### Problem statement
For the word "dims", search the records and show each line in which it occurs.

### Saved data entries
::::::
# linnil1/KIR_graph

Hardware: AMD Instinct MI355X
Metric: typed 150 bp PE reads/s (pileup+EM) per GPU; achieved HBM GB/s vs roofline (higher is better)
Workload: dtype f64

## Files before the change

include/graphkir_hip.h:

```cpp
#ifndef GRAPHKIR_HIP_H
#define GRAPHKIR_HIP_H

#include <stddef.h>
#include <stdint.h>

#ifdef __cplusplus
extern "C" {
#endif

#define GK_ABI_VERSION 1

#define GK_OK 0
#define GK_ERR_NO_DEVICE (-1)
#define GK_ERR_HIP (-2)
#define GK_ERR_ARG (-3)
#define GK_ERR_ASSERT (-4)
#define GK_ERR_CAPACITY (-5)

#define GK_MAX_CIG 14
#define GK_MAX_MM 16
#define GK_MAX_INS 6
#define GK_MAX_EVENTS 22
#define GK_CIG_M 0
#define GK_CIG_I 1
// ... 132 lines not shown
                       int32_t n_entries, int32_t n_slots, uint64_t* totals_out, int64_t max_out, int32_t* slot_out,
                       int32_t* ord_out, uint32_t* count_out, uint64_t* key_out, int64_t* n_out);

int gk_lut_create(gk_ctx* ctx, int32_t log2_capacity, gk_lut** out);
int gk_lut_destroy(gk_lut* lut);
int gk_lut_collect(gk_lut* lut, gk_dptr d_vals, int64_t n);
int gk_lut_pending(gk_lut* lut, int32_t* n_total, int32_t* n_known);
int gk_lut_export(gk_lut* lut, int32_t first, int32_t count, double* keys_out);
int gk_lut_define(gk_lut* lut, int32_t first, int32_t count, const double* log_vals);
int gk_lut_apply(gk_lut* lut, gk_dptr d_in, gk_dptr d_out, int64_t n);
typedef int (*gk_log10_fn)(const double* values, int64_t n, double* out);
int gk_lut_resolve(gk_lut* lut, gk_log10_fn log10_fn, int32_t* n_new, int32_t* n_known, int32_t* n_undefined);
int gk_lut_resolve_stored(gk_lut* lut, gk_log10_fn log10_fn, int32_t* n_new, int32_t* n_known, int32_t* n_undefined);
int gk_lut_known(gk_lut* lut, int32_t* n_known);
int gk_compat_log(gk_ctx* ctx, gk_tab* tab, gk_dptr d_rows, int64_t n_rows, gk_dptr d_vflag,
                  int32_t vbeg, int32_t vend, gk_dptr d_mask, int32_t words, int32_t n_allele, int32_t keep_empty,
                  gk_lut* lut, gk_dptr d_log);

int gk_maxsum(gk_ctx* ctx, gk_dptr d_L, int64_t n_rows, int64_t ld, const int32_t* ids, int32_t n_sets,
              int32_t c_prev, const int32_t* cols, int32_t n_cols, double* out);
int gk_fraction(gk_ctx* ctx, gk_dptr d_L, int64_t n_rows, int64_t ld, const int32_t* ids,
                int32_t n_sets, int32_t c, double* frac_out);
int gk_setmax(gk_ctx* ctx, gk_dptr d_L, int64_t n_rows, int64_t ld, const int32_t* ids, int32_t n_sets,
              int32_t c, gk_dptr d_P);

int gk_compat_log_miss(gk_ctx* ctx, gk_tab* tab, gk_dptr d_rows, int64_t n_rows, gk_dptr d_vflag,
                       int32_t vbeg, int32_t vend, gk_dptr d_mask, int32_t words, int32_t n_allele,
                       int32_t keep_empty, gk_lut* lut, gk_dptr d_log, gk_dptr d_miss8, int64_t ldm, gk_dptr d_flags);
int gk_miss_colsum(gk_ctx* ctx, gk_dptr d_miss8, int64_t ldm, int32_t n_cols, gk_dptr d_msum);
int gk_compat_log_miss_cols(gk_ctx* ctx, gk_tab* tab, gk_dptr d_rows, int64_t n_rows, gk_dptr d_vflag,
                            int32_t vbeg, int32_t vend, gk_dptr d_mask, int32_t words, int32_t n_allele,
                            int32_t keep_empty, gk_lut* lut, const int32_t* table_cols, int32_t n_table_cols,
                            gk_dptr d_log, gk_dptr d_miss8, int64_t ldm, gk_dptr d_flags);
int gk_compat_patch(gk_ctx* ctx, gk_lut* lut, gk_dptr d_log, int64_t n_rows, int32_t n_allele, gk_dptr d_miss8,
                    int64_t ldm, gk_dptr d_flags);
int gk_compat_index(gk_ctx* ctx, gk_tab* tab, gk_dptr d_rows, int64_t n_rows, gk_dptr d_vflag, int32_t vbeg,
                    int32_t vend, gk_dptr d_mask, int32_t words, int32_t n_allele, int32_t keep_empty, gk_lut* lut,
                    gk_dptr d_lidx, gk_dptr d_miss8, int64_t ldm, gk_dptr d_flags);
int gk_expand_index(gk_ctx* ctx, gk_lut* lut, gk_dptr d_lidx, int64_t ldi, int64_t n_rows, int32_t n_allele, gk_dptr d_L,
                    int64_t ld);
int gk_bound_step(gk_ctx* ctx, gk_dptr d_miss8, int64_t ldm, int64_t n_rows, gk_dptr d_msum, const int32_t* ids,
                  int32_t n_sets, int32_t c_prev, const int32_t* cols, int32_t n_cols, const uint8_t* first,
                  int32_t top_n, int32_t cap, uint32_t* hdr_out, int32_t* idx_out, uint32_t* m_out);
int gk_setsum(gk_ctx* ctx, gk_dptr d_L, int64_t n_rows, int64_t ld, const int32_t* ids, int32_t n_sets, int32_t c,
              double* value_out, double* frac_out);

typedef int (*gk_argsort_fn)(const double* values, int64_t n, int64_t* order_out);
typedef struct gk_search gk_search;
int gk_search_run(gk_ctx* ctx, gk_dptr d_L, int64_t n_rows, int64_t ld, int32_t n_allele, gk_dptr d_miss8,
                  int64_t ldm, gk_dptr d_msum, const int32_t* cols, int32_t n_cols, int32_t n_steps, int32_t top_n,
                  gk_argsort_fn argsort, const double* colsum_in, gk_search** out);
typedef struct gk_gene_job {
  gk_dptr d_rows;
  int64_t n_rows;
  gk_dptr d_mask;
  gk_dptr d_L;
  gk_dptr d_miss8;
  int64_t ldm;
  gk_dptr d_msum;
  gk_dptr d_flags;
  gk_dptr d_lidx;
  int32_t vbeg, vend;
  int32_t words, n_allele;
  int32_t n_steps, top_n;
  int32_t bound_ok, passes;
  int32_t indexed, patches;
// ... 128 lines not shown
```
::::::
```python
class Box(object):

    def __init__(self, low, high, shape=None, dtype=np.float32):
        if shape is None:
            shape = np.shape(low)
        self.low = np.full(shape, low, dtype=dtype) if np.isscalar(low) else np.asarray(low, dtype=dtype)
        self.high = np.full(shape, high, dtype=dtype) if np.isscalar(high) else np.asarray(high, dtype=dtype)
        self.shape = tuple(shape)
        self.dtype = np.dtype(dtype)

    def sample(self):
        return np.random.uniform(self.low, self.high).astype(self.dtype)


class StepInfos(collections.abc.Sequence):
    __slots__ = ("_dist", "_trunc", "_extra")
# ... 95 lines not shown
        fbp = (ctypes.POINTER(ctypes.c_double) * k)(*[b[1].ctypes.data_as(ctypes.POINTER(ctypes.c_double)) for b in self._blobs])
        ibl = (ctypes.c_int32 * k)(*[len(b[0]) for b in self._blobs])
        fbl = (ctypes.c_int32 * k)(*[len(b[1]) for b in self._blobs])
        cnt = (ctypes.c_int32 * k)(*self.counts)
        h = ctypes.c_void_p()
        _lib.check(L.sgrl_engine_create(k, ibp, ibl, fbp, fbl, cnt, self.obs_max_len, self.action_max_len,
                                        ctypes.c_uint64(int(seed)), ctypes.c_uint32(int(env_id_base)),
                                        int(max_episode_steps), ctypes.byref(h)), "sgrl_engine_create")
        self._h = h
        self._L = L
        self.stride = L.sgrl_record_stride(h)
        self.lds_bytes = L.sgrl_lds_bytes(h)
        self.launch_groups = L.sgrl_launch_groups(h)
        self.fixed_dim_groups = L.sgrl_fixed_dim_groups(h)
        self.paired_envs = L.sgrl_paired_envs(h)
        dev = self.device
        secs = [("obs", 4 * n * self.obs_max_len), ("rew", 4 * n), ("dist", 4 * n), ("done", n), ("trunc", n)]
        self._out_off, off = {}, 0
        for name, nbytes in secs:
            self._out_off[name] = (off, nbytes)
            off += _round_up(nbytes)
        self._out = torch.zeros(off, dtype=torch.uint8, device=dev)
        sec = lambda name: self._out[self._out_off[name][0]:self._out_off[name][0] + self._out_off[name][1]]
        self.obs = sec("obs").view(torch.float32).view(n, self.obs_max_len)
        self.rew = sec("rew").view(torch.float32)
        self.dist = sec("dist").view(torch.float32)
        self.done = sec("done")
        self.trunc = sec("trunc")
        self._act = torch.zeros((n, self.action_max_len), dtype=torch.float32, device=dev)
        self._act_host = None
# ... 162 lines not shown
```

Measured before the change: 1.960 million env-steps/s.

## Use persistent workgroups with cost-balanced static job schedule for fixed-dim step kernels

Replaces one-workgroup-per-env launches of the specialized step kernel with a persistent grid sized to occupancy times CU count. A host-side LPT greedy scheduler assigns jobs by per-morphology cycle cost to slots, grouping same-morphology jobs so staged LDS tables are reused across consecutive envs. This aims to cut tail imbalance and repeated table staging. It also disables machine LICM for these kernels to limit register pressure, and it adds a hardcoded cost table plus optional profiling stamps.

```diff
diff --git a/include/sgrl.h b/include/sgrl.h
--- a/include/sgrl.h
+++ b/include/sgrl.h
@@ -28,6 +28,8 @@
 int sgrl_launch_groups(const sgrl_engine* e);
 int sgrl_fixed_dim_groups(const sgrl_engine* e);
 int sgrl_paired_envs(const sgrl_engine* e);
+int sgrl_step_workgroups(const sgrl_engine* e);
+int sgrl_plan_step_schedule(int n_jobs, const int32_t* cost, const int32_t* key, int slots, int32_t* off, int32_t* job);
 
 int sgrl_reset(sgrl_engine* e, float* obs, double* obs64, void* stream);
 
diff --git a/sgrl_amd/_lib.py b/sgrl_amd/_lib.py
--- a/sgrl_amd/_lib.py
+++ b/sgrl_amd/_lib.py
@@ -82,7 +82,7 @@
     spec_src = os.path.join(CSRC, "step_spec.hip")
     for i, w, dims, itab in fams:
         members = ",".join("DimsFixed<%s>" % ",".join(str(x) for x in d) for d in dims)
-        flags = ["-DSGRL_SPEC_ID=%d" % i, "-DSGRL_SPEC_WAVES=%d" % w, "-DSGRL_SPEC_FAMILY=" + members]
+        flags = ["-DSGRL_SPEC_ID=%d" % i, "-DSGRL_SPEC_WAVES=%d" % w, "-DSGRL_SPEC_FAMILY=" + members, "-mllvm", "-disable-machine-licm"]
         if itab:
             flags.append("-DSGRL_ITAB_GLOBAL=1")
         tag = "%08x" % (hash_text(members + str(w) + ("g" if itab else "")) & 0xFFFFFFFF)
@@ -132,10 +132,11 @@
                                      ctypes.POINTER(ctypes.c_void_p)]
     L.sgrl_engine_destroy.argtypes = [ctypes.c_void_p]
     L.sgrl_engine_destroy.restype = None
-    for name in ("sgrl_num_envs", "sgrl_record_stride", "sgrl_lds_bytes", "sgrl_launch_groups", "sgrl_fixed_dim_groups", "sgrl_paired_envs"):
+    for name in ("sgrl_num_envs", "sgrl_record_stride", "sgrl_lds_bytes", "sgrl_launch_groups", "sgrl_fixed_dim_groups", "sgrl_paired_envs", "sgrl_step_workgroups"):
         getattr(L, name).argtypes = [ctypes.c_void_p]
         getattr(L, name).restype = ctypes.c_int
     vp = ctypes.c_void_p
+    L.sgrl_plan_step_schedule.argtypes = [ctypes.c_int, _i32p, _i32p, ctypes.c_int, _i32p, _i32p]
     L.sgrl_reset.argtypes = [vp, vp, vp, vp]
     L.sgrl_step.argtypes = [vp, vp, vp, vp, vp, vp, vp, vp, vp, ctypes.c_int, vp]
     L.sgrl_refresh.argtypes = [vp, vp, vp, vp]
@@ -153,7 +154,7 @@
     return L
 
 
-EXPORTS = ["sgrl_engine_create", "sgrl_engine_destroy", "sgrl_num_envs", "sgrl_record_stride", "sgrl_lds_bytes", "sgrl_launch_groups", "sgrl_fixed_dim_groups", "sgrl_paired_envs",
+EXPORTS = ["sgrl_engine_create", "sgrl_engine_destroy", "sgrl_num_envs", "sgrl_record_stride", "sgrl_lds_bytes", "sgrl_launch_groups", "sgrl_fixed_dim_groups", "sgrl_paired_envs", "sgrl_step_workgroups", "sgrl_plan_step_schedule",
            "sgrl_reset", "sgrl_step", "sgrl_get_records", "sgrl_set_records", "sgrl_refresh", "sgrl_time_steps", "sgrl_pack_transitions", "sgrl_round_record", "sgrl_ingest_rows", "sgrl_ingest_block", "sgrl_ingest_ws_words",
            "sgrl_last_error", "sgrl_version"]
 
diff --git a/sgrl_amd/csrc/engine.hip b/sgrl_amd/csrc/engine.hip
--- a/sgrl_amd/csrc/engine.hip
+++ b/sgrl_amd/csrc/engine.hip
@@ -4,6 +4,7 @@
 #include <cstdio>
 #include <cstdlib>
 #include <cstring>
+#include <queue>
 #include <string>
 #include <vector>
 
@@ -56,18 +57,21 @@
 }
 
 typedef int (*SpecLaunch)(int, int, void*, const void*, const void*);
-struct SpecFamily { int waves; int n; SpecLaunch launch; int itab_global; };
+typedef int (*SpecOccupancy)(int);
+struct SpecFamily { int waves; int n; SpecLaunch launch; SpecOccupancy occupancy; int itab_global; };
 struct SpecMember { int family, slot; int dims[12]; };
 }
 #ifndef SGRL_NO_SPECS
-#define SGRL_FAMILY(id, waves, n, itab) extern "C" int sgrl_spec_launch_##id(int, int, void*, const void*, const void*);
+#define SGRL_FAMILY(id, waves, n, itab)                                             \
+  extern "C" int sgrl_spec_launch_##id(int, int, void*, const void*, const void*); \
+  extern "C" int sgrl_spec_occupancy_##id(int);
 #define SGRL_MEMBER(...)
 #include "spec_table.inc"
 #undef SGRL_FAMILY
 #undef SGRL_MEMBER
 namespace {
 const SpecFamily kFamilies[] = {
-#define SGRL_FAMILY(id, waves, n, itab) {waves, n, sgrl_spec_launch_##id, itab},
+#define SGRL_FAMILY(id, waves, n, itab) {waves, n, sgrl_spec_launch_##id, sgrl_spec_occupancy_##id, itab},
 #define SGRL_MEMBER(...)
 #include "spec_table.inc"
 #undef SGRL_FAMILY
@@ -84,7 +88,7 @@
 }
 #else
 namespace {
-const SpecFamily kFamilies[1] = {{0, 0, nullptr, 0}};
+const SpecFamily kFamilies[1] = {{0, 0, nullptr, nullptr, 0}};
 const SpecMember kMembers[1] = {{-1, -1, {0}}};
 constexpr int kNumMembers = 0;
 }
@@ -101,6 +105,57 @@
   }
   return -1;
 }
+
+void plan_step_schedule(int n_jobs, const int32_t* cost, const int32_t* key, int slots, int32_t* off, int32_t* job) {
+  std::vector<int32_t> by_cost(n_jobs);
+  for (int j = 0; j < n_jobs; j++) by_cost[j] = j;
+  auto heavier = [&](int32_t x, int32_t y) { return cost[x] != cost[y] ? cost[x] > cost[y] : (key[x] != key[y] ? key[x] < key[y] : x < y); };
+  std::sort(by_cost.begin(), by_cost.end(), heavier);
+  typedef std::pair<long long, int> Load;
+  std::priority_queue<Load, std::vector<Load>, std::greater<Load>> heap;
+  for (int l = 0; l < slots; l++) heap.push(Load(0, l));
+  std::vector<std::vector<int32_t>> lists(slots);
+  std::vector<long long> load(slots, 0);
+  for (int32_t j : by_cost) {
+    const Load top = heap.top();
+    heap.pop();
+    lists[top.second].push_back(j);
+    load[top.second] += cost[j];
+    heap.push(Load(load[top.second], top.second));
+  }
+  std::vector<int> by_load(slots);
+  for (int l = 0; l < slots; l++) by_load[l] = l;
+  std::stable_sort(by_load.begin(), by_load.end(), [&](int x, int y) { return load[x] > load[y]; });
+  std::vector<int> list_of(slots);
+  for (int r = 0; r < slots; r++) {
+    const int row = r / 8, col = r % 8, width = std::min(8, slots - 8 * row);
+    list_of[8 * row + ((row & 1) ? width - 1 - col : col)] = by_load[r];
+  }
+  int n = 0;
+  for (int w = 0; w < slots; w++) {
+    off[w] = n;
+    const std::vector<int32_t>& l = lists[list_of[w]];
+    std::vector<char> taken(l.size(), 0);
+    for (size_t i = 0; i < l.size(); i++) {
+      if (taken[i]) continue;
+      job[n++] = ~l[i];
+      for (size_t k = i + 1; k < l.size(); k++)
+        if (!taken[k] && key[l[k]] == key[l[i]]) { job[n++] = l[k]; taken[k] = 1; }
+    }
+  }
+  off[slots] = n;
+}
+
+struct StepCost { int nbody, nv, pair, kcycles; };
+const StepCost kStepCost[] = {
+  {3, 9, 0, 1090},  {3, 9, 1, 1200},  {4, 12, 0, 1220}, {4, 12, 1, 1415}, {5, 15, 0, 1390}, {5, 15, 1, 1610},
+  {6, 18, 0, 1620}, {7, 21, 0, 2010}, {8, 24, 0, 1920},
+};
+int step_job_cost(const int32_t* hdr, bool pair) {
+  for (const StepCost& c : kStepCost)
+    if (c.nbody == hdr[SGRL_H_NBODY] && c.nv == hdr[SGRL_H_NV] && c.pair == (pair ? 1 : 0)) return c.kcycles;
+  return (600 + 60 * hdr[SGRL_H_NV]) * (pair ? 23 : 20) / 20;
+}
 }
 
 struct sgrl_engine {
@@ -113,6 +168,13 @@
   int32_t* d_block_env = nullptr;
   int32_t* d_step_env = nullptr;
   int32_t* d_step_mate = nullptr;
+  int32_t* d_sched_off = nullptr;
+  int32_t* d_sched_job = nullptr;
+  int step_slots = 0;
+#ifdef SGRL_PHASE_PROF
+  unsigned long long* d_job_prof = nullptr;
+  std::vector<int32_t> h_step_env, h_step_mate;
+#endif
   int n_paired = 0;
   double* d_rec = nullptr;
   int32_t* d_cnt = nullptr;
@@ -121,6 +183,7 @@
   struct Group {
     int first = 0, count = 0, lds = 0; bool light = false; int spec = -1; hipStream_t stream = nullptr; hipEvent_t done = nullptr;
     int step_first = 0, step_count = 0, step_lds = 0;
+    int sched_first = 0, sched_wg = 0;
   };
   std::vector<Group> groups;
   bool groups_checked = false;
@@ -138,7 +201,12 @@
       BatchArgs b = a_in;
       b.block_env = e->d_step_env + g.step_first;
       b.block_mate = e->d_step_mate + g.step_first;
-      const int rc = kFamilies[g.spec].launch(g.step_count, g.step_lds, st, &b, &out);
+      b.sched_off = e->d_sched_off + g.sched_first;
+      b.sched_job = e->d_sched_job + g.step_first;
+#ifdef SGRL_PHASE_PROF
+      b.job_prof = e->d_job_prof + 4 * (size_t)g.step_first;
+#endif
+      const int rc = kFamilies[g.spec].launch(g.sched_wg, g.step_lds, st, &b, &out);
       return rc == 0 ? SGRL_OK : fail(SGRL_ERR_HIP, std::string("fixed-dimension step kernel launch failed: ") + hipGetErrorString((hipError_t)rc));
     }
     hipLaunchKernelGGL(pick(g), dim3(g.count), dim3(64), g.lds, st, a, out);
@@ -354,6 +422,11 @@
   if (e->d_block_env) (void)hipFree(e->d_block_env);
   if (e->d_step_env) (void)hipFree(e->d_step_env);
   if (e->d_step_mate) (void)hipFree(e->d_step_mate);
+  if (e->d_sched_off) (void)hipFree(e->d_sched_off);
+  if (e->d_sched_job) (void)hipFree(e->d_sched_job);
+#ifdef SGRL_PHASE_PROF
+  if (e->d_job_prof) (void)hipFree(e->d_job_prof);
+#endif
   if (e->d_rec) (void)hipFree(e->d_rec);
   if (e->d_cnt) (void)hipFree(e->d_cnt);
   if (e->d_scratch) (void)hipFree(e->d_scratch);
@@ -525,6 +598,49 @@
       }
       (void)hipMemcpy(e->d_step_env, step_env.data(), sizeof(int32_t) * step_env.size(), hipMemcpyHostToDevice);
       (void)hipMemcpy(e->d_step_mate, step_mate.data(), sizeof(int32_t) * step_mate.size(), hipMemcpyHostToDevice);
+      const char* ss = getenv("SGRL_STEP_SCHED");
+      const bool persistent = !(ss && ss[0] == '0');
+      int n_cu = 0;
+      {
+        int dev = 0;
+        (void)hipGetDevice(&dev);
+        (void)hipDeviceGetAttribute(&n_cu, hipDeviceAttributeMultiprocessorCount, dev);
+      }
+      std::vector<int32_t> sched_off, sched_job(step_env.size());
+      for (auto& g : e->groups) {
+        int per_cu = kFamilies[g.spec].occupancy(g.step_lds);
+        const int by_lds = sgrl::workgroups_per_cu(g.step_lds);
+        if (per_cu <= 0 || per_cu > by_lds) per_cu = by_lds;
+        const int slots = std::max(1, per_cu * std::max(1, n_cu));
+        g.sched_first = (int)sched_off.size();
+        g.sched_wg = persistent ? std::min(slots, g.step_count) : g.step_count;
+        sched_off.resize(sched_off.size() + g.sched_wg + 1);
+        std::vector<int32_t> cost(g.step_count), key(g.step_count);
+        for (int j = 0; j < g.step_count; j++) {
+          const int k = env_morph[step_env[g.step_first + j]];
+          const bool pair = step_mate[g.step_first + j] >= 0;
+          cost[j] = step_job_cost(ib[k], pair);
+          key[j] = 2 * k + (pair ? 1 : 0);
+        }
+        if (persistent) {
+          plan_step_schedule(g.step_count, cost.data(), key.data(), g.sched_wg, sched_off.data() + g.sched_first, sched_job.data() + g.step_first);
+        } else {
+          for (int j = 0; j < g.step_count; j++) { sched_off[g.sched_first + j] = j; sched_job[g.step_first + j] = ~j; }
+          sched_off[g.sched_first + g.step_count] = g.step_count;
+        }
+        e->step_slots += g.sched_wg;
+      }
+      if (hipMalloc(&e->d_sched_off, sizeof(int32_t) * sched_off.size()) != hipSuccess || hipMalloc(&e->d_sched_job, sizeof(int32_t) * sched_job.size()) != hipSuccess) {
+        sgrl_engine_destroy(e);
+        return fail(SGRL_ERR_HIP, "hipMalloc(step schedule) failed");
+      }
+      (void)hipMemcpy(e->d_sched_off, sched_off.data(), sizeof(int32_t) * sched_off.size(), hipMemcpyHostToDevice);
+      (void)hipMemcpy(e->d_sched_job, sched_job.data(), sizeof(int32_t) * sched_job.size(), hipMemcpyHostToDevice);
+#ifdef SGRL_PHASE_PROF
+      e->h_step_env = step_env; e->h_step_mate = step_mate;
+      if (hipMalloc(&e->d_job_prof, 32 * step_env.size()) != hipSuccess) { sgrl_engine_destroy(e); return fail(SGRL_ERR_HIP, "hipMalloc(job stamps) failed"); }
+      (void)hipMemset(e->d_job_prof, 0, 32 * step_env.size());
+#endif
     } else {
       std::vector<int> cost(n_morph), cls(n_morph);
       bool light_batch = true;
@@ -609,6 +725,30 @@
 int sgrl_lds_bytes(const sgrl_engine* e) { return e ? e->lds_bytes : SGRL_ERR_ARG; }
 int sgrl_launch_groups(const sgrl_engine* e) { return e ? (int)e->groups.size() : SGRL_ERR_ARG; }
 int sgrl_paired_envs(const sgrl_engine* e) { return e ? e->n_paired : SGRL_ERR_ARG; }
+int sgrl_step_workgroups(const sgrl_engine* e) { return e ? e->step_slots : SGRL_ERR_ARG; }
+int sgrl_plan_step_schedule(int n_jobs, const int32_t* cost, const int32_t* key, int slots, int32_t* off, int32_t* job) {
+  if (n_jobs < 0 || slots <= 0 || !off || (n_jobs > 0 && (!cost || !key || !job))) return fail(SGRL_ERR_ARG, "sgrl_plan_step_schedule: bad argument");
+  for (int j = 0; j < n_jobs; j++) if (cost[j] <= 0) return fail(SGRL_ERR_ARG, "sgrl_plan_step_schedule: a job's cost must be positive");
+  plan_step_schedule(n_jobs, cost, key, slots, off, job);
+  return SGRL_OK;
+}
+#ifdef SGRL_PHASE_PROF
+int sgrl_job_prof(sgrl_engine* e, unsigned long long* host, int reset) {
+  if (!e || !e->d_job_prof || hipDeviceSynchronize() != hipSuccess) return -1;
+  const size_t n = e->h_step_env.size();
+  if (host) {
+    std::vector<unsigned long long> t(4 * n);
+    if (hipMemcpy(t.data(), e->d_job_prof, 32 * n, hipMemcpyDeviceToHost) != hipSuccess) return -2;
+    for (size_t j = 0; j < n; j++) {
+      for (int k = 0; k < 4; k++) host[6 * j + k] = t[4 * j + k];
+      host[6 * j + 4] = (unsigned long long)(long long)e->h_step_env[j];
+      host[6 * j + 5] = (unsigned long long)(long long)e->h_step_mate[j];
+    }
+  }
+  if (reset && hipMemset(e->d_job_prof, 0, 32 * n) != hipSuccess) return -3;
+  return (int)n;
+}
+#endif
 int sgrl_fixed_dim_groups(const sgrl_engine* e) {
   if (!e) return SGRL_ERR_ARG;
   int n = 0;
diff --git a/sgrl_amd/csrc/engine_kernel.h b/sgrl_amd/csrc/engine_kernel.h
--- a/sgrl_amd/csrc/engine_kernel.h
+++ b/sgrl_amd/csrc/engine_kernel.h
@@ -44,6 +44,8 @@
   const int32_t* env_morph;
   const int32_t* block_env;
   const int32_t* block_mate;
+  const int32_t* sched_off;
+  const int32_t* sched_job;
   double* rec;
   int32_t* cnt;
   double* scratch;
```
::::::
### Written answer
     for i, w, dims, itab in fams:
         members = ",".join("DimsFixed<%s>" % ",".join(str(x) for x in d) for d in dims)
 struct SpecMember { int family, slot; int dims[12]; };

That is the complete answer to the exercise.